(Saved data entries)
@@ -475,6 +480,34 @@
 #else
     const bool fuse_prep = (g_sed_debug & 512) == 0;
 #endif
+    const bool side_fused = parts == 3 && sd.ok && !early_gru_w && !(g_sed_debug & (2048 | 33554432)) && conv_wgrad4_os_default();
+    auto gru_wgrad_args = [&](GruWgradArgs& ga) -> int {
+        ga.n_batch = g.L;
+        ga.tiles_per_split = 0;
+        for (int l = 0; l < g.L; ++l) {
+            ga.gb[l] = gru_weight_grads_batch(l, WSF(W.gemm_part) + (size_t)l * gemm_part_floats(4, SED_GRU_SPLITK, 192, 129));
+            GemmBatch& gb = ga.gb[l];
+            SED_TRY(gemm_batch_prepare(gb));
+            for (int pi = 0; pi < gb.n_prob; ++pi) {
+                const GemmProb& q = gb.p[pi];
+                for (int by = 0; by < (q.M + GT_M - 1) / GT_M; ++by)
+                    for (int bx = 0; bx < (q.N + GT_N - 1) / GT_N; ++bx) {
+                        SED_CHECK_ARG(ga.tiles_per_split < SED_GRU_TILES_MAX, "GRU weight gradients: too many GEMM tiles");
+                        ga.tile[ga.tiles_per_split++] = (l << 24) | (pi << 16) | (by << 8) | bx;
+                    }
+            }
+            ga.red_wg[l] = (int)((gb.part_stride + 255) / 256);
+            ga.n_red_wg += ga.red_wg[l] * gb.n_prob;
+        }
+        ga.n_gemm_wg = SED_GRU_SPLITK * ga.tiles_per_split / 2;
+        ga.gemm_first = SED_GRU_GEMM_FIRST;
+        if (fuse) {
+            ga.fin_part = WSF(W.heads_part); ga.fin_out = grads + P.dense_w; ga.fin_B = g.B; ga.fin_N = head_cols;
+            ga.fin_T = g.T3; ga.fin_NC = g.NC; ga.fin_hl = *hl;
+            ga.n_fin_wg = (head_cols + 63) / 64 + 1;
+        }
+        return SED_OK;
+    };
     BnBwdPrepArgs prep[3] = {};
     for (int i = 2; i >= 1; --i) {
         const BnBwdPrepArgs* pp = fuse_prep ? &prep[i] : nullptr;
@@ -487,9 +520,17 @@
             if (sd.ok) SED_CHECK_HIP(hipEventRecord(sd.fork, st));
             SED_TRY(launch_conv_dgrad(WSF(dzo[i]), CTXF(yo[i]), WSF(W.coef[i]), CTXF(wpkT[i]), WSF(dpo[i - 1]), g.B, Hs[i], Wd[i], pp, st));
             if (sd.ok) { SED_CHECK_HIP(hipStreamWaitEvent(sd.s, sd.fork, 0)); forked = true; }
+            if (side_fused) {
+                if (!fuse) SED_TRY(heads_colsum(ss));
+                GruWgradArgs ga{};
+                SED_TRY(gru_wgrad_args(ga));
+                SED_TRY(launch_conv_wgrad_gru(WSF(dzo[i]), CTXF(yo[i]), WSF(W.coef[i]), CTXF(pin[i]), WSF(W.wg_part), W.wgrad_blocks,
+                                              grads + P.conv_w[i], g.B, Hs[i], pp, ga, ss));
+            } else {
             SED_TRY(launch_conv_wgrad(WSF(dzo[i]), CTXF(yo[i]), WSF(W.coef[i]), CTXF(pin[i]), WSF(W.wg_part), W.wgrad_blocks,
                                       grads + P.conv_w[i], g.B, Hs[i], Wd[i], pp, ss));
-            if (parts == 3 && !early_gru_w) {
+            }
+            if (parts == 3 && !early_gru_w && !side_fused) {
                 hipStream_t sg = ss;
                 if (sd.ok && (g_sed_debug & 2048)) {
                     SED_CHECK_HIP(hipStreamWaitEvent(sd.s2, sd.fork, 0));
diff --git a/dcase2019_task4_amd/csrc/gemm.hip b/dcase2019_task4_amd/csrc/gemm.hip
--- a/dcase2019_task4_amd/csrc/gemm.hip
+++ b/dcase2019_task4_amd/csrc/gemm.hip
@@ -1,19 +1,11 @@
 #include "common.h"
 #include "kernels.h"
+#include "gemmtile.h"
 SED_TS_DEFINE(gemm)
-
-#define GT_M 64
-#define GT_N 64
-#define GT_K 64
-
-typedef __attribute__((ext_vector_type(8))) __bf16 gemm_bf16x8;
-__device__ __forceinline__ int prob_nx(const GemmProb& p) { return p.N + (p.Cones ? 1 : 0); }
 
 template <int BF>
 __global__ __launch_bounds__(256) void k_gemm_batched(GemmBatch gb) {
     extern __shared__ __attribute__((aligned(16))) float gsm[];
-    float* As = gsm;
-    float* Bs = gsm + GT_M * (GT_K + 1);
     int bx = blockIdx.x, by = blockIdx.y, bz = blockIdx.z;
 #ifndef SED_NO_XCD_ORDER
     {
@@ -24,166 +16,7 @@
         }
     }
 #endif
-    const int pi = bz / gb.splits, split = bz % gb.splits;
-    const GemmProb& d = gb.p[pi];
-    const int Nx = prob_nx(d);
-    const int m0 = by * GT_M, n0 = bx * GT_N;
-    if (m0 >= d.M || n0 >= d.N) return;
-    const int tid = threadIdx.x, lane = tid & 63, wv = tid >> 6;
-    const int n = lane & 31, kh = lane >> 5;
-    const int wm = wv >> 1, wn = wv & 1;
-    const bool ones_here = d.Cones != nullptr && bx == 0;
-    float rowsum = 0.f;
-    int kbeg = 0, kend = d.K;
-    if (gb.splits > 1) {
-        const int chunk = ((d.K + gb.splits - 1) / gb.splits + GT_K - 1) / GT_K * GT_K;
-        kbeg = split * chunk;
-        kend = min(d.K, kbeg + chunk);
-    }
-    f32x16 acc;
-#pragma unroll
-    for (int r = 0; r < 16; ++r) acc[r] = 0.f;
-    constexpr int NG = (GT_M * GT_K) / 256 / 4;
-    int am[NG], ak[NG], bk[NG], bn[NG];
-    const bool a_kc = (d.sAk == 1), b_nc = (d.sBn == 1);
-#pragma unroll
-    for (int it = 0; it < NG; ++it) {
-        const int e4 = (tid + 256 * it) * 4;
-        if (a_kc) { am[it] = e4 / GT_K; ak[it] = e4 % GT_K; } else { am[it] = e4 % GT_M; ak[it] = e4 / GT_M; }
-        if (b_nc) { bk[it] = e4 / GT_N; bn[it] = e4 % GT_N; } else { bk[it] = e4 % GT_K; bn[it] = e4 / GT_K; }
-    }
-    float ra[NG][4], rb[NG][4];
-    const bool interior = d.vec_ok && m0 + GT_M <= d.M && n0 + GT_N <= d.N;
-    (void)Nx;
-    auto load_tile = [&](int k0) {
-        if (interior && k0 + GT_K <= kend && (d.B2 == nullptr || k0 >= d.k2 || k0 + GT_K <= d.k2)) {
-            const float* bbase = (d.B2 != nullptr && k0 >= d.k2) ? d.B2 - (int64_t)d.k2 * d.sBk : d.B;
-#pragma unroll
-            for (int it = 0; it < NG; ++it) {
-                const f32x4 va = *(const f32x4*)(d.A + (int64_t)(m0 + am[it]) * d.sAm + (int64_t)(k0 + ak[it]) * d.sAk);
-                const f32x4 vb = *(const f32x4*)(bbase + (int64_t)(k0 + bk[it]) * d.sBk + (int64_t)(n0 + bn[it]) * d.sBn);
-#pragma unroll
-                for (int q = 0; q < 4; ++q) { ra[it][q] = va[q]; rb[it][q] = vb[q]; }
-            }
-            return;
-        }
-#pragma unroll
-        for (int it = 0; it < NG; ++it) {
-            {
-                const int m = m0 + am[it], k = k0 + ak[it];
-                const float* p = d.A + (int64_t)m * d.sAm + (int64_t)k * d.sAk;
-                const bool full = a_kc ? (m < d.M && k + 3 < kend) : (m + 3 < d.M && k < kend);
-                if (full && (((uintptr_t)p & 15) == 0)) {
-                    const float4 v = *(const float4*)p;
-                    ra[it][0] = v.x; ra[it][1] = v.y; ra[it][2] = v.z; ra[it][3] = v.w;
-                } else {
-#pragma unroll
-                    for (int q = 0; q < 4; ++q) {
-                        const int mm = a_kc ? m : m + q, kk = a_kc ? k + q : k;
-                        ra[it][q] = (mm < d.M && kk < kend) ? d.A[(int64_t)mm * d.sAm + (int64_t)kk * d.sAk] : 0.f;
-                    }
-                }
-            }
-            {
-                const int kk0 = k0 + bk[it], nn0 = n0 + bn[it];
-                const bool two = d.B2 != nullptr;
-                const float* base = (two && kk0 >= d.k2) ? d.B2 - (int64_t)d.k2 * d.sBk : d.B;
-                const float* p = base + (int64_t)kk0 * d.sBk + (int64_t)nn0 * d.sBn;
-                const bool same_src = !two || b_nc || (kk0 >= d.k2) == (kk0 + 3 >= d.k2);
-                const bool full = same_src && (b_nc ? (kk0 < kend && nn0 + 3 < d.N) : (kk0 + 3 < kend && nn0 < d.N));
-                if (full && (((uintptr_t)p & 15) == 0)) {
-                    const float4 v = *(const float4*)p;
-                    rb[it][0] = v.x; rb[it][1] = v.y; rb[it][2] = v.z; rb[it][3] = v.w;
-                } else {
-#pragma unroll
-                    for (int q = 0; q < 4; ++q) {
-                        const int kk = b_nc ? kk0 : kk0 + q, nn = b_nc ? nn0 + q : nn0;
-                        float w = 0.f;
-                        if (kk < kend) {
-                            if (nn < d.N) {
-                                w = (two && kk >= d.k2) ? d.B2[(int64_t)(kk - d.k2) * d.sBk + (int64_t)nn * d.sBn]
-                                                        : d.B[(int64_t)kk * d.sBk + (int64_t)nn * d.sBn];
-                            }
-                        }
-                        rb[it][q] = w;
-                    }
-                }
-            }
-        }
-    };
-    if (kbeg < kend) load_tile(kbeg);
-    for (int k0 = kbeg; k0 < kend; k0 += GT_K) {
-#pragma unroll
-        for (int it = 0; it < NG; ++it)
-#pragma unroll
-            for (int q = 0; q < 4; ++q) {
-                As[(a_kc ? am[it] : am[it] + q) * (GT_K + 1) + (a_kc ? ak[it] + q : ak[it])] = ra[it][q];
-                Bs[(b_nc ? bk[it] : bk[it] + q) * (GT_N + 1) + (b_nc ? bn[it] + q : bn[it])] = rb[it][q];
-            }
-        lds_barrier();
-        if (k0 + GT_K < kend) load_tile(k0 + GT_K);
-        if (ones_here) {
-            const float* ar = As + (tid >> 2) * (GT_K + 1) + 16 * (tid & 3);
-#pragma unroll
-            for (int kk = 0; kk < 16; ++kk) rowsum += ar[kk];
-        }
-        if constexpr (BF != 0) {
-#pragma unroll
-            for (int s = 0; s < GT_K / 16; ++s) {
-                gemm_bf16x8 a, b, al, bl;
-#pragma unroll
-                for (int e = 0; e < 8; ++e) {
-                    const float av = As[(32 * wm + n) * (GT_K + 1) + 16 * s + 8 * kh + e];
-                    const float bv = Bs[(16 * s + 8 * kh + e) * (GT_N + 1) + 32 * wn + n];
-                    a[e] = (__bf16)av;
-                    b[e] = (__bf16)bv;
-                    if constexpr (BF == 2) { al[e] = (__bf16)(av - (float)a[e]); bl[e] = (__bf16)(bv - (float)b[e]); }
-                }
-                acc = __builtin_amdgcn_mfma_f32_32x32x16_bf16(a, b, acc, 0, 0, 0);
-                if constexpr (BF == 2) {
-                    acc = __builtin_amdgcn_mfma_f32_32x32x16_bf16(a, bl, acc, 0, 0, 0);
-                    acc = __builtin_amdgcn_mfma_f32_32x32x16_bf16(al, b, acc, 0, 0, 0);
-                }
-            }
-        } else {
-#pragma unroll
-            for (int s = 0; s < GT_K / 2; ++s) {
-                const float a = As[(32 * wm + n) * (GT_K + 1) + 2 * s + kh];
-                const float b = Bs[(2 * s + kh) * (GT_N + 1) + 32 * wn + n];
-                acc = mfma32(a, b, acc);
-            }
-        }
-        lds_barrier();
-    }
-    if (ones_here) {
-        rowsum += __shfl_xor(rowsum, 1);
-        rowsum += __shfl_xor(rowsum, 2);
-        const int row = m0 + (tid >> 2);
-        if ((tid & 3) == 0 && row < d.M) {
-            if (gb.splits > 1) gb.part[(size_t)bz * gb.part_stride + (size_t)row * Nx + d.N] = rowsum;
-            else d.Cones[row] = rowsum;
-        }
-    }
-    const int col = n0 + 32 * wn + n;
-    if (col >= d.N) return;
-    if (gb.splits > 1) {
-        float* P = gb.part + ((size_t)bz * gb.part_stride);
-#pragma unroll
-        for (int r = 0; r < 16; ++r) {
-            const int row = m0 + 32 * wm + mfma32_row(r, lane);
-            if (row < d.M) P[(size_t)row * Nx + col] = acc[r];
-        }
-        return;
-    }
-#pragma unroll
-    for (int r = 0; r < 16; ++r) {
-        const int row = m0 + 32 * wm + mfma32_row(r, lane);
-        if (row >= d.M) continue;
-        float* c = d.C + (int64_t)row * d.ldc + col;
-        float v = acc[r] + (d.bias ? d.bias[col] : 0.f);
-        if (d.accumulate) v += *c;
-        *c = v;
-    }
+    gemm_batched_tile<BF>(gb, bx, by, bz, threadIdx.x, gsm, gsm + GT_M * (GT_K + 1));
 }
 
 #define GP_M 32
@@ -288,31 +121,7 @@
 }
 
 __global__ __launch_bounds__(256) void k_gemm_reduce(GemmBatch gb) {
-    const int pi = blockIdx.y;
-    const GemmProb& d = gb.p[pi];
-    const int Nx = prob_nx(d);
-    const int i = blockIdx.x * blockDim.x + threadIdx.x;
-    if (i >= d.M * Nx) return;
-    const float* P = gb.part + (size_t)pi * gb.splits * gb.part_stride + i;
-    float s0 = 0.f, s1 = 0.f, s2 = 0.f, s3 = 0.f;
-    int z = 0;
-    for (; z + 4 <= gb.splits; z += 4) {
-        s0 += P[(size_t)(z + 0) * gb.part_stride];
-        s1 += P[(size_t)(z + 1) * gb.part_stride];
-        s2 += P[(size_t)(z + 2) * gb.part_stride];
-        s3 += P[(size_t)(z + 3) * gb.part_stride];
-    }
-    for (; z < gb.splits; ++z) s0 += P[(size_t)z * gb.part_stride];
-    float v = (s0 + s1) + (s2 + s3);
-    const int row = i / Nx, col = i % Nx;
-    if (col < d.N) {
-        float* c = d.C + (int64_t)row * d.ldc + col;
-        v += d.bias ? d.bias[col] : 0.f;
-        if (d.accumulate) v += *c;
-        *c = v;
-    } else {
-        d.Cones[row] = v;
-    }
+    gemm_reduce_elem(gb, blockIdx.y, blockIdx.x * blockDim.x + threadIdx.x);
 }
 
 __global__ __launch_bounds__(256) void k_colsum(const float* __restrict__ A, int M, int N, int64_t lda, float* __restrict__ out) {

== WHAT IS BEING ASKED ==
Return, please, the lines of the data from the first through the line containing "ga.n_batch = g.L;", both kept, exactly as they stand and nothing more.

== RESPONSE TO THIS EXERCISE ==
@@ -475,6 +480,34 @@
 #else
     const bool fuse_prep = (g_sed_debug & 512) == 0;
 #endif
+    const bool side_fused = parts == 3 && sd.ok && !early_gru_w && !(g_sed_debug & (2048 | 33554432)) && conv_wgrad4_os_default();
+    auto gru_wgrad_args = [&](GruWgradArgs& ga) -> int {
+        ga.n_batch = g.L;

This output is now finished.